▼

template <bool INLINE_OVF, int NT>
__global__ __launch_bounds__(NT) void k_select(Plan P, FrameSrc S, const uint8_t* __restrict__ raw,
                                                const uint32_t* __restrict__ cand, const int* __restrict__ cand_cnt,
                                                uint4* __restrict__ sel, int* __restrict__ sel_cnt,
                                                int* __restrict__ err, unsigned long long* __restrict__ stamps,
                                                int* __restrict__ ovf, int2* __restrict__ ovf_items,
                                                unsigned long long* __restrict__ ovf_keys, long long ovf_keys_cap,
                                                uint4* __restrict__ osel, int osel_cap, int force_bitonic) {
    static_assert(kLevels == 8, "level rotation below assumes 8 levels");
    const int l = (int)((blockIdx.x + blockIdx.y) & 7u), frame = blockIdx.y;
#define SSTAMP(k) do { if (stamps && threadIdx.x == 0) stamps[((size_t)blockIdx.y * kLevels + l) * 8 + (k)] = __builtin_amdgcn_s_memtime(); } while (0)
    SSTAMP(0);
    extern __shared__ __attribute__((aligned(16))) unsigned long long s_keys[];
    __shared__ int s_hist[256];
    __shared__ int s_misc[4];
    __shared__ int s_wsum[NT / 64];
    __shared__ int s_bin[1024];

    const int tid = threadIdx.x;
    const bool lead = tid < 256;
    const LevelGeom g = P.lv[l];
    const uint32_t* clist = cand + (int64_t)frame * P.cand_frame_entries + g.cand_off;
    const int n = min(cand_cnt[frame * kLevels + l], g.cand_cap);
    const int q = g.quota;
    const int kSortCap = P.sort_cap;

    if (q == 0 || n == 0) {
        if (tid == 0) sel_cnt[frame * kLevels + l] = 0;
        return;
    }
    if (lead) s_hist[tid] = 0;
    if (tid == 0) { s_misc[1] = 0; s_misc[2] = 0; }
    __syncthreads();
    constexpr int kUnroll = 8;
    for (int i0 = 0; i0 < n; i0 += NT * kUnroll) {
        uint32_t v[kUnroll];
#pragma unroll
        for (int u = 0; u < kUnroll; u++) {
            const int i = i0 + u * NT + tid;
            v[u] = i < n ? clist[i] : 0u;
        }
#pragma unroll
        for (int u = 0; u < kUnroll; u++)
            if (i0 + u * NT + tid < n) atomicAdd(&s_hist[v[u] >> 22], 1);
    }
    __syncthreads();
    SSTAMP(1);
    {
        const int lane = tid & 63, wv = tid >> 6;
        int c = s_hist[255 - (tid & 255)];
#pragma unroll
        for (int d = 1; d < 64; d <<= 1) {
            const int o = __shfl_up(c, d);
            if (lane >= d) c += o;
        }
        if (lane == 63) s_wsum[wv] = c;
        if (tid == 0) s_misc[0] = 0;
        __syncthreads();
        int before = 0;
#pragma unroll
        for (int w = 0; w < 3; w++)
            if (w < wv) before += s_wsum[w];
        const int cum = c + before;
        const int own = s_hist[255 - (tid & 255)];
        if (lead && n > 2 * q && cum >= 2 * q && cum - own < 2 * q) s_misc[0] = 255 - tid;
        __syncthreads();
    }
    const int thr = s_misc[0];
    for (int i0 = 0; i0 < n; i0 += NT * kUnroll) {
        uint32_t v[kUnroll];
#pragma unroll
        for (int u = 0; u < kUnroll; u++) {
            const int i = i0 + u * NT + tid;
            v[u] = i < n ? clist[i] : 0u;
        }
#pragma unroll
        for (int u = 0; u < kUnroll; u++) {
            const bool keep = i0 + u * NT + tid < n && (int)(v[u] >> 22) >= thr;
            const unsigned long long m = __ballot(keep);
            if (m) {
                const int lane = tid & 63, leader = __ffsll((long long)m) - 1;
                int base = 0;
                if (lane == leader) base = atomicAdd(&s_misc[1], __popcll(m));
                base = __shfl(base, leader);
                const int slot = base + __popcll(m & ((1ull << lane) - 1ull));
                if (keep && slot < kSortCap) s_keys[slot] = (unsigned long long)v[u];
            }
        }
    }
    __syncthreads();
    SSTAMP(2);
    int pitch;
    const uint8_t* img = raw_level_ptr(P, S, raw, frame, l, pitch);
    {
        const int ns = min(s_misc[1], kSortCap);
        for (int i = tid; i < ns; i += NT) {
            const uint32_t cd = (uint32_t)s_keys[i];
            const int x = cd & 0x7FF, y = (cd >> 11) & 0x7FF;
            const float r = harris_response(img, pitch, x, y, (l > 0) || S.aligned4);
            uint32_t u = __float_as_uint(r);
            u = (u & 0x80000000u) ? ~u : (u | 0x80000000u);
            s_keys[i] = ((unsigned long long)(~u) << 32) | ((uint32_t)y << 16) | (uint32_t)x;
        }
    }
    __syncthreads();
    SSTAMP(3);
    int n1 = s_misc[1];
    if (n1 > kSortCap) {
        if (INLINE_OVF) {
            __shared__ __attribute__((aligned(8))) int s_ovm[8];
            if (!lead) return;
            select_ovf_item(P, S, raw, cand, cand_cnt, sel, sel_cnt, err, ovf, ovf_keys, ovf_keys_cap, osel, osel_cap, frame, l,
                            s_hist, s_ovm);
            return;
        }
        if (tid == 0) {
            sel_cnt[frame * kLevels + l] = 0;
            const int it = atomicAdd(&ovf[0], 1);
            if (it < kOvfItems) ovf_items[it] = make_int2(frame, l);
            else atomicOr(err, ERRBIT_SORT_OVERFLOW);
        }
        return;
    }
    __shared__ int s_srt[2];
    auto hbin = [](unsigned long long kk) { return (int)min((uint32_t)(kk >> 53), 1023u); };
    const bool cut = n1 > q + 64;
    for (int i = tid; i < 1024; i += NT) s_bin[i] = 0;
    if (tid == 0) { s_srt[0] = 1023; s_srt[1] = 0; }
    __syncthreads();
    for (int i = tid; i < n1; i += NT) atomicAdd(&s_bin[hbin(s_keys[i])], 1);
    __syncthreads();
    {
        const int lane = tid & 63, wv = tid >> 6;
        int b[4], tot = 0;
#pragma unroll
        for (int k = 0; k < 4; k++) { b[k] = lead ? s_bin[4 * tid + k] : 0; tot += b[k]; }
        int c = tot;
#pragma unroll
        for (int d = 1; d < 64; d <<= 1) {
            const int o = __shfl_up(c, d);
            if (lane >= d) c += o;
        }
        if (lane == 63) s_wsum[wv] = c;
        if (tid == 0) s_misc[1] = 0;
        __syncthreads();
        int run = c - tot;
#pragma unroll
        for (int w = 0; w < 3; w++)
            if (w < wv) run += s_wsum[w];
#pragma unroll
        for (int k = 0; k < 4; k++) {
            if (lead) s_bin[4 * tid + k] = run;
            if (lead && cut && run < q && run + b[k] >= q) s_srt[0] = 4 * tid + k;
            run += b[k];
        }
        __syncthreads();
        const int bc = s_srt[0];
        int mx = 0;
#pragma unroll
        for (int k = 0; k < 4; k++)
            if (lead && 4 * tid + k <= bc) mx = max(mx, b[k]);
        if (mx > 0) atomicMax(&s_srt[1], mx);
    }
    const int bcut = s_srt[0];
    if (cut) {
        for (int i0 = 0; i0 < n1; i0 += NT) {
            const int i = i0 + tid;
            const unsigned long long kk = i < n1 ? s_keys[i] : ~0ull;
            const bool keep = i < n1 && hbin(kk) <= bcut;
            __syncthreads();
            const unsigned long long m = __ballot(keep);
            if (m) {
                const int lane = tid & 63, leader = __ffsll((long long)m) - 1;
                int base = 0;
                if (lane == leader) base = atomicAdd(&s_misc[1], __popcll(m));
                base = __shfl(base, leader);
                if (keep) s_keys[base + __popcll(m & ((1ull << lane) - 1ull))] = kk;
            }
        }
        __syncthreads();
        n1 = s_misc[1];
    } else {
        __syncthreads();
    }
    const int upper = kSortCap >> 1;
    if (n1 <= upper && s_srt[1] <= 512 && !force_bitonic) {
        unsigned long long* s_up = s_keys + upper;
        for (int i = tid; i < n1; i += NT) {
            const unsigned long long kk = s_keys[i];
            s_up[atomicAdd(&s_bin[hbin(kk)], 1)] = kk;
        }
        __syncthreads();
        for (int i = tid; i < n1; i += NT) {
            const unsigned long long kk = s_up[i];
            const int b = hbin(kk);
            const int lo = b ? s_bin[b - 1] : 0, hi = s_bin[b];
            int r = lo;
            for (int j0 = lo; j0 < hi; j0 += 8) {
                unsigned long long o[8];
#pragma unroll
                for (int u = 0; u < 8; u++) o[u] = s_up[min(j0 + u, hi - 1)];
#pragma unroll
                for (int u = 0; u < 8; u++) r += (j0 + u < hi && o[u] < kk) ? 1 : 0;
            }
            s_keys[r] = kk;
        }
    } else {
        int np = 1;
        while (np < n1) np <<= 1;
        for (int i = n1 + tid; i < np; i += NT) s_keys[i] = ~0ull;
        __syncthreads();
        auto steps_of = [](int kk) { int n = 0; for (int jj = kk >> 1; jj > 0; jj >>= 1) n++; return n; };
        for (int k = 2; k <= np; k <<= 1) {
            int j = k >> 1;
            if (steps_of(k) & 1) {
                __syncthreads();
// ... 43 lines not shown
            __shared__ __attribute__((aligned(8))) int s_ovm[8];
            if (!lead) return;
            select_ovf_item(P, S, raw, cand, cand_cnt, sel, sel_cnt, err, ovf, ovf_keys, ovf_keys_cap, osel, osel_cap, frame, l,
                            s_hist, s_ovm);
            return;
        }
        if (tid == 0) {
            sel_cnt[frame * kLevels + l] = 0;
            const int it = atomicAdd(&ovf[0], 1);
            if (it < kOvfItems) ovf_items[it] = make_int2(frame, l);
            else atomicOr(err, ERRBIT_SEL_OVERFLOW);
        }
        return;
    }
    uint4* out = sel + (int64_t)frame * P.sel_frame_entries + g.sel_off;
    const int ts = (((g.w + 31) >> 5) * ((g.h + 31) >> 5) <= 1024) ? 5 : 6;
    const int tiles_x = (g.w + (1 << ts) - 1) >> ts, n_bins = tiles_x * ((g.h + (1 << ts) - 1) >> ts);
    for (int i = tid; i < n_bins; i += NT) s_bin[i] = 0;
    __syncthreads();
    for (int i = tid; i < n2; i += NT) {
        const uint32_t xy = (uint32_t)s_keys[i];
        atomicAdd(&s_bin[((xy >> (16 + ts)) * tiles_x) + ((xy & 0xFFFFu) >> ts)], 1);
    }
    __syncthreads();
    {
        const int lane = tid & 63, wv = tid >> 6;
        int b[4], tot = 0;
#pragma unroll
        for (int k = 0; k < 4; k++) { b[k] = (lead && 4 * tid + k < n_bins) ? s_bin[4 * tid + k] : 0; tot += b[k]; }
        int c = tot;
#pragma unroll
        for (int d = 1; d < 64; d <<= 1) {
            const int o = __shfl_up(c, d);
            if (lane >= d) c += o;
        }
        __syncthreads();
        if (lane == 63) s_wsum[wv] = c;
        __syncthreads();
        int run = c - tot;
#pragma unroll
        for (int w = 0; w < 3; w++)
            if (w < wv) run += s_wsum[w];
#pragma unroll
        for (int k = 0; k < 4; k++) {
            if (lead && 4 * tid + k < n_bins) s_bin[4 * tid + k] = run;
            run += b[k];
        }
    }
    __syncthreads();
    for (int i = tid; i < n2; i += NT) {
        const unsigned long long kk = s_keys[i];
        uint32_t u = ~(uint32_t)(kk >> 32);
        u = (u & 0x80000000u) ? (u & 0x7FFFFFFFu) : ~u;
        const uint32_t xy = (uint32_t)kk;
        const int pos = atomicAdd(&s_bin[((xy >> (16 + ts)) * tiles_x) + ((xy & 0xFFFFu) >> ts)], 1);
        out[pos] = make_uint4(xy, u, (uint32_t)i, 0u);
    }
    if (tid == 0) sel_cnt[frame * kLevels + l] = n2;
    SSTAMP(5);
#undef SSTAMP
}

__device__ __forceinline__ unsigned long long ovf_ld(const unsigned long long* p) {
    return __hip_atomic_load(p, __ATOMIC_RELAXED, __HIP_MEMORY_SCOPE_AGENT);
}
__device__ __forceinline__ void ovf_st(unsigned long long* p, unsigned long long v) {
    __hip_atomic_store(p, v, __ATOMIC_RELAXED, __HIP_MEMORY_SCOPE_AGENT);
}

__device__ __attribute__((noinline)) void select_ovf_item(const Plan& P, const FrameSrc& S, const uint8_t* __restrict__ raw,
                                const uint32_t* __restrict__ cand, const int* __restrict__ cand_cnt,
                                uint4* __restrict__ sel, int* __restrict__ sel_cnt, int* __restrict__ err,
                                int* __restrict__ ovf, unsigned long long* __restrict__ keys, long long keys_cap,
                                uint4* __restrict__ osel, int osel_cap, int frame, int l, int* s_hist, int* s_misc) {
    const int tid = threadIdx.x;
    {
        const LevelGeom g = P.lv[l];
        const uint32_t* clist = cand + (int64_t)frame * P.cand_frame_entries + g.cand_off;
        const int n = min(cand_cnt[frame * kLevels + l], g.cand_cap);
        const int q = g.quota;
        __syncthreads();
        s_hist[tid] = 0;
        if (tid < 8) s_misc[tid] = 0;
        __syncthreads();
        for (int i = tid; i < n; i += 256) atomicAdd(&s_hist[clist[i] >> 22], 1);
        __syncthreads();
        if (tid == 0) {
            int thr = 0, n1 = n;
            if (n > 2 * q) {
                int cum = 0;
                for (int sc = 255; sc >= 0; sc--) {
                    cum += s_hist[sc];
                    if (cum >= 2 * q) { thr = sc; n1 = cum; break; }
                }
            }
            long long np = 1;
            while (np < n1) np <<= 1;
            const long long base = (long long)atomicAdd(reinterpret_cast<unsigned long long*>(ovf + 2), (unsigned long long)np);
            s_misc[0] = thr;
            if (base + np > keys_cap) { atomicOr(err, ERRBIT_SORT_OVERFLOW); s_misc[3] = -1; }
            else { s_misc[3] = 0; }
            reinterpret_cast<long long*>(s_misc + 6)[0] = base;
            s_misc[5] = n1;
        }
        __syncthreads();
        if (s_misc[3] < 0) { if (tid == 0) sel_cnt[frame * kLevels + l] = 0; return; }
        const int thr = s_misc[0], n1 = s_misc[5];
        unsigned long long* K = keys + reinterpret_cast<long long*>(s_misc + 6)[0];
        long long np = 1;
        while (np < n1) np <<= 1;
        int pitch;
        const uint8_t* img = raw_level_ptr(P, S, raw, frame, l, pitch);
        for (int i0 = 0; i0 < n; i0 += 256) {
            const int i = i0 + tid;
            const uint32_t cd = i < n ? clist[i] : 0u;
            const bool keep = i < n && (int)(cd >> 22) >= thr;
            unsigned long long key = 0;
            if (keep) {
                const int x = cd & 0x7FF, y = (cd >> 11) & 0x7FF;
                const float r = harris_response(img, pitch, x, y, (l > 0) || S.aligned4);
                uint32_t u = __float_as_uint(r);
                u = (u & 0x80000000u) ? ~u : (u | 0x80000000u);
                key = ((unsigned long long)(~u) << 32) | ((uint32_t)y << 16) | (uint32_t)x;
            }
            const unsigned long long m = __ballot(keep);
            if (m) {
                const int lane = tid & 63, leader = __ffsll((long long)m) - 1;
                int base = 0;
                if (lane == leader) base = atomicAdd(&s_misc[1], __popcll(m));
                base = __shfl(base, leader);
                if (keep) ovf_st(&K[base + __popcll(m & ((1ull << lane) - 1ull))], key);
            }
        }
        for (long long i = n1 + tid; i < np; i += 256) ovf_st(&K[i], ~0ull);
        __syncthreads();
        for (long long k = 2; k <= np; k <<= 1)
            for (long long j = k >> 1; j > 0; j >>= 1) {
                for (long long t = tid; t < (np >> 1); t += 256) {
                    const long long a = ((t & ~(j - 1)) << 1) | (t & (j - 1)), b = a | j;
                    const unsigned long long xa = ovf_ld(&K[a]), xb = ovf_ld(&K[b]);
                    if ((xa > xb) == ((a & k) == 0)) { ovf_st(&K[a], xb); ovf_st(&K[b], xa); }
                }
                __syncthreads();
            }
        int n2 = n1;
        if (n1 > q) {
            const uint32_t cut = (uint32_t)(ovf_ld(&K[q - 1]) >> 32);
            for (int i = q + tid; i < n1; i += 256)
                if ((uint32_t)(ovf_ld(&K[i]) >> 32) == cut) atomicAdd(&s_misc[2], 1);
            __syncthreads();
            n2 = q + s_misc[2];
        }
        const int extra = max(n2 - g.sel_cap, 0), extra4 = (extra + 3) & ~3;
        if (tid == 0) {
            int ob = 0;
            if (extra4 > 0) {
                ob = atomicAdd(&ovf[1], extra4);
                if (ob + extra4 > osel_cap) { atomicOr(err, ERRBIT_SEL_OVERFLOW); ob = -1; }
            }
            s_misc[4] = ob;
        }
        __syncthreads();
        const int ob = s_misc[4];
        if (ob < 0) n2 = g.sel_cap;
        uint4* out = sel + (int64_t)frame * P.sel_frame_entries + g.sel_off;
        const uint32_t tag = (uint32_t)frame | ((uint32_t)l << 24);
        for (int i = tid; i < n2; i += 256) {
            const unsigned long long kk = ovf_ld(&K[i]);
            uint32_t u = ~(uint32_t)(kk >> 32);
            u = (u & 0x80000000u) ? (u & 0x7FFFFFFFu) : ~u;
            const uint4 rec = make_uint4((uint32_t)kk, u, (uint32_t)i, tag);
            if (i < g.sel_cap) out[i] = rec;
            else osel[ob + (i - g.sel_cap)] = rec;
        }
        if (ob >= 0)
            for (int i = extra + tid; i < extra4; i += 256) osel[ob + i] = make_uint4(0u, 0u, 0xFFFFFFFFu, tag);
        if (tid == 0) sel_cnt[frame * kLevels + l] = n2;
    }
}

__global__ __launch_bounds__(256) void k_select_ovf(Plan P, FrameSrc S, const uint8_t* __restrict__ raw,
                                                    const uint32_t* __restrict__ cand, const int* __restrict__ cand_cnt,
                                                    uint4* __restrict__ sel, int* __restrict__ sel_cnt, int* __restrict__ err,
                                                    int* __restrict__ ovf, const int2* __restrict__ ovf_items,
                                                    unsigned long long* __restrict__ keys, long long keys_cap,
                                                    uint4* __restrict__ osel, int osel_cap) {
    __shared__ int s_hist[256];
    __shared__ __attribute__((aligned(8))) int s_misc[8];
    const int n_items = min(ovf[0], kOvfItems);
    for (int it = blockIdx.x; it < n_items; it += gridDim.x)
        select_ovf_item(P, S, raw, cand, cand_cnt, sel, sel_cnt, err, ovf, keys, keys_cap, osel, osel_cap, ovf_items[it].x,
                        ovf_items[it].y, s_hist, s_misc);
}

▲

Instructions for the task — Which lines above contain the word "pitch"? Show each of them.

Answer to this task —
    int pitch;
    const uint8_t* img = raw_level_ptr(P, S, raw, frame, l, pitch);
            const float r = harris_response(img, pitch, x, y, (l > 0) || S.aligned4);
        int pitch;
        const uint8_t* img = raw_level_ptr(P, S, raw, frame, l, pitch);
                const float r = harris_response(img, pitch, x, y, (l > 0) || S.aligned4);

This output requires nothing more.